▶ **REQUIRED ACTION**
What is the number of lines in these entries that include "prefetch"? Write that number and no other text.

::: EXTRACTED RECORDS

# featureform/embeddinghub

Hardware: NVIDIA H100
Metric: k-NN queries/s (higher is better)
Workload: dtype f32

## Files before the change

embeddinghub_b200/csrc/walk.cuh:

```cuda
#pragma once
#include <cuda_bf16.h>

#include <type_traits>

#include "common.cuh"

namespace ehb {

struct GraphView {
  const float* vecs;
  const uint32_t* links0;
  const uint32_t* up_off;
  const uint32_t* links_up;
  const uint64_t* labels;
  const uint8_t* deleted;
  uint32_t n, dim, dpad, M, M0, entry;
  int32_t max_level;
  int32_t metric;
  const __nv_bfloat16* vecs16;
  const int8_t* codes8;
  const float4* terms8;
};

struct WalkCfg {
  uint32_t lcap;
  uint32_t hash_size;
  uint32_t G;
  uint32_t NG;
  uint32_t staged;
  uint32_t dense;
  uint32_t prefetch;
  uint32_t dcap;
};

constexpr uint32_t kMaxSinks = 16;
struct ResultSink {
  uint64_t* labels[kMaxSinks];
  float* dists[kMaxSinks];
  uint32_t* flags[kMaxSinks];
  uint32_t* slice_count;
  uint32_t n, qs, epoch;
  uint64_t* keys;
};

__host__ __device__ inline uint32_t align_up(uint32_t x, uint32_t a) { return (x + a - 1) / a * a; }

constexpr uint32_t kPadDims[] = {32, 64, 128, 256, 384, 512, 768, 1024, 1536, 2048};
constexpr uint32_t kNumPadDims = sizeof(kPadDims) / sizeof(kPadDims[0]);
__host__ __device__ constexpr int row_lpv(uint32_t row_bytes) { return row_bytes > 1024 ? 32 : 8; }
__host__ __device__ constexpr int row_nq(uint32_t dpad, uint32_t row_bytes) {
  return (int)(dpad / (4u * (uint32_t)row_lpv(row_bytes)));
}
constexpr int kpl_for(uint32_t ef) { return ef <= 64 ? 2 : (ef <= 128 ? 4 : (ef <= 256 ? 8 : 16)); }

inline uint32_t pad_dim(uint32_t dim) {
  for (uint32_t d : kPadDims)
    if (dim <= d) return d;
  return 0;
}

template <uint32_t MaxDpad = 2048, uint32_t I = 0, class F>
cudaError_t with_dpad(uint32_t dpad, F&& f) {
  if constexpr (I == kNumPadDims || kPadDims[I] > MaxDpad)
    return cudaErrorInvalidValue;
  else
    return dpad == kPadDims[I] ? f(std::integral_constant<uint32_t, kPadDims[I]>{})
                               : with_dpad<MaxDpad, I + 1>(dpad, f);
}

__host__ __device__ constexpr bool screen_shape(int LPV, int NQ) { return LPV == 32 && NQ <= 12; }

__host__ __device__ inline uint32_t warp_smem_bytes(const WalkCfg& c, uint32_t vbytes) {
  uint32_t b = 0;
  b += align_up(c.lcap * 8u, 128);
  b += align_up(c.hash_size * 4u, 128);
  b += 128;
  b += 128;
  b += 128;
  b += align_up(c.dcap * 8u, 128);
  b += c.staged ? align_up(c.G * c.NG * vbytes, 128) : 0u;
  return b;
}

struct WarpCtx {
  uint64_t* keys;
  uint32_t* hash;
  uint32_t* cand_id;
  float* cand_dist;
  uint64_t* mbar;
  uint32_t* dq_hi;
  uint32_t* dq_id;
  float* stage;
  uint32_t lcap, hsize, G, NG, dpad, vbytes, dcap, prefetch;
  uint32_t phases;
  uint32_t cnt;
  uint32_t lane;
};

__device__ __forceinline__ void ctx_init(WarpCtx& c, unsigned char* base, const WalkCfg& cfg, uint32_t dpad,
                                         uint32_t esize = 4u) {
  c.lane = lane_id();
  c.lcap = cfg.lcap;
  c.G = cfg.G;
  c.NG = cfg.NG;
  c.dpad = dpad;
  c.vbytes = dpad * esize;
  c.hsize = cfg.hash_size;
  unsigned char* p = base;
  c.keys = (uint64_t*)p;
  p += align_up(cfg.lcap * 8u, 128);
  c.hash = (uint32_t*)p;
  p += align_up(cfg.hash_size * 4u, 128);
  c.cand_id = (uint32_t*)p;
  p += 128;
  c.cand_dist = (float*)p;
  p += 128;
  c.mbar = (uint64_t*)p;
  p += 128;
  c.dcap = cfg.dcap;
  c.prefetch = cfg.prefetch;
  c.dq_hi = (uint32_t*)p;
  c.dq_id = c.dq_hi + cfg.dcap;
  p += align_up(cfg.dcap * 8u, 128);
  c.stage = (float*)p;
  c.phases = 0;
  c.cnt = 0;
  if (cfg.staged) {
    if (c.lane < cfg.NG) mbar_init(&c.mbar[c.lane], 1);
    fence_mbar_init();
  }
  __syncwarp();
}

__device__ __forceinline__ void hash_clear(WarpCtx& c) {
  uint4* h4 = (uint4*)c.hash;
  uint32_t n4 = c.hsize >> 2;
  for (uint32_t i = c.lane; i < n4; i += 32) h4[i] = make_uint4(kInvalid, kInvalid, kInvalid, kInvalid);
  __syncwarp();
}

__device__ __forceinline__ bool hash_insert(WarpCtx& c, uint32_t id, uint32_t& overflow) {
  uint32_t h = __umulhi(id * 0x9E3779B1u, c.hsize);
#pragma unroll 1
  for (int probe = 0; probe < 8; ++probe) {
    uint32_t old = atomicCAS(&c.hash[h], kInvalid, id);
    if (old == kInvalid) return true;
    if (old == id) return false;
    h = h + 1u == c.hsize ? 0u : h + 1u;
  }
  overflow = 1;
  return true;
}

template <class RowT, int NQ, int W = (std::is_same<RowT, __nv_bfloat16>::value && NQ > 1) ? 8 : 4>
struct LaneChunks {
  static_assert(W == 4 || (W == 8 && std::is_same<RowT, __nv_bfloat16>::value), "no such chunk");
  using T = std::conditional_t<std::is_same<RowT, float>::value, float4,
                               std::conditional_t<std::is_same<RowT, int8_t>::value, uint32_t,
                                                  std::conditional_t<W == 8, uint4, uint2>>>;
  static constexpr int V = W / 4;
  static constexpr int N = NQ / V;
};
__device__ __forceinline__ float4 ld_chunk(const float4* p) { return ld_nc_f4(p); }
__device__ __forceinline__ uint4 ld_chunk(const uint4* p) { return ld_nc_u4(p); }
__device__ __forceinline__ uint2 ld_chunk(const uint2* p) { return ld_nc_u2(p); }
__device__ __forceinline__ float4 bf16x4_to_f4(uint32_t a, uint32_t b) {
  return make_float4(__uint_as_float(a << 16), __uint_as_float(a & 0xFFFF0000u), __uint_as_float(b << 16),
                     __uint_as_float(b & 0xFFFF0000u));
}
__device__ __forceinline__ void widen(const float4& v, float4* x) { x[0] = v; }
__device__ __forceinline__ void widen(const uint4& v, float4* x) {
  x[0] = bf16x4_to_f4(v.x, v.y);
  x[1] = bf16x4_to_f4(v.z, v.w);
}
__device__ __forceinline__ void widen(const uint2& v, float4* x) { x[0] = bf16x4_to_f4(v.x, v.y); }
__device__ __forceinline__ void widen(const uint32_t& v, float4* x) {
  const uint32_t u = v ^ 0x80808080u;
  x[0] = make_float4(__uint_as_float(__byte_perm(u, 0x4B000000u, 0x7540)) - 8388736.0f,
                     __uint_as_float(__byte_perm(u, 0x4B000000u, 0x7541)) - 8388736.0f,
                     __uint_as_float(__byte_perm(u, 0x4B000000u, 0x7542)) - 8388736.0f,
                     __uint_as_float(__byte_perm(u, 0x4B000000u, 0x7543)) - 8388736.0f);
}

template <int LPV, int NQ, class RowT = float>
__device__ __forceinline__ void load_query_regs(float4 (&qr)[NQ], const float* __restrict__ src, uint32_t dim,
                                                uint32_t lane) {
  constexpr int V = LaneChunks<RowT, NQ>::V;
  uint32_t sub = lane % LPV;
#pragma unroll
  for (int t = 0; t < NQ; ++t) {
    uint32_t e = (sub + LPV * (t / V)) * 4u * V + 4u * (t % V);
    float4 v;
    v.x = e + 0 < dim ? src[e + 0] : 0.f;
    v.y = e + 1 < dim ? src[e + 1] : 0.f;
    v.z = e + 2 < dim ? src[e + 2] : 0.f;
    v.w = e + 3 < dim ? src[e + 3] : 0.f;
    qr[t] = v;
  }
}
template <int LPV, int NQ, class RowT, class C = LaneChunks<RowT, NQ>>
__device__ __forceinline__ void load_vec_regs(typename C::T (&r)[C::N], const RowT* __restrict__ row,
                                              uint32_t lane) {
  const typename C::T* p = (const typename C::T*)row + (lane % LPV);
#pragma unroll
  for (int t = 0; t < C::N; ++t) r[t] = p[LPV * t];
}

template <int NQ>
__device__ __forceinline__ float partial_dist(const float4 (&v)[NQ], const float4 (&qr)[NQ], int metric) {
  float a0 = 0.f, a1 = 0.f, a2 = 0.f, a3 = 0.f;
  if (metric == 0) {
#pragma unroll
    for (int t = 0; t < NQ; ++t) {
      float dx = qr[t].x - v[t].x, dy = qr[t].y - v[t].y, dz = qr[t].z - v[t].z, dw = qr[t].w - v[t].w;
      a0 = fmaf(dx, dx, a0);
      a1 = fmaf(dy, dy, a1);
      a2 = fmaf(dz, dz, a2);
      a3 = fmaf(dw, dw, a3);
    }
  } else {
#pragma unroll
    for (int t = 0; t < NQ; ++t) {
      a0 = fmaf(qr[t].x, v[t].x, a0);
      a1 = fmaf(qr[t].y, v[t].y, a1);
      a2 = fmaf(qr[t].z, v[t].z, a2);
      a3 = fmaf(qr[t].w, v[t].w, a3);
    }
  }
  return (a0 + a1) + (a2 + a3);
}
template <int LPV>
__device__ __forceinline__ float group_reduce(float acc) {
#pragma unroll
  for (int o = LPV / 2; o > 0; o >>= 1) acc += __shfl_xor_sync(0xffffffffu, acc, o);
  return acc;
}

template <int NQ, class RowT, class C = LaneChunks<RowT, NQ>>
__device__ __forceinline__ float chunk_dist(const typename C::T (&v)[C::N], const float4 (&qr)[NQ], int metric) {
  float4 x[NQ];
#pragma unroll
  for (int j = 0; j < C::N; ++j) widen(v[j], x + j * C::V);
  return partial_dist<NQ>(x, qr, metric);
}
template <class RowT>
__device__ __forceinline__ const RowT* walk_rows(const GraphView& g) {
  if constexpr (std::is_same<RowT, float>::value)
    return g.vecs;
  else
    return g.vecs16;
}

__host__ __device__ constexpr int eval_u(int N, int UDIV) {
  return ((N <= 2 ? 8 : (N <= 4 ? 4 : 2)) / UDIV) > 0 ? (N <= 2 ? 8 : (N <= 4 ? 4 : 2)) / UDIV : 1;
}
template <int NQ, int U = eval_u(NQ, 1), class RowT = float>
__device__ __forceinline__ void eval_direct(WarpCtx& c, const RowT* __restrict__ rows, const float4 (&qr)[NQ],
                                            uint32_t m, int metric) {
  using C = LaneChunks<RowT, NQ>;
  const uint32_t sub = c.lane & 7u, grp = c.lane >> 3;
  __syncwarp();
#pragma unroll 1
  for (uint32_t j0 = 0; j0 < m; j0 += 4 * U) {
    typename C::T v[U][C::N];
#pragma unroll
    for (int u = 0; u < U; ++u) {
      if (j0 + 4u * u < m) {
        uint32_t j = min(j0 + 4u * u + grp, m - 1u);
        const typename C::T* p = (const typename C::T*)(rows + (size_t)c.cand_id[j] * c.dpad) + sub;
#pragma unroll
        for (int t = 0; t < C::N; ++t) v[u][t] = ld_chunk(p + 8 * t);
      }
    }
#pragma unroll
    for (int u = 0; u < U; ++u) {
      if (j0 + 4u * u < m) {
        uint32_t j = j0 + 4u * u + grp;
        float acc = group_reduce<8>(chunk_dist<NQ, RowT>(v[u], qr, metric));
        if (sub == 0 && j < m) c.cand_dist[j] = metric == 0 ? acc : 1.0f - acc;
      }
    }
  }
  __syncwarp();
}
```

::::::

▶ **RESPONSE TO THE TASK**
3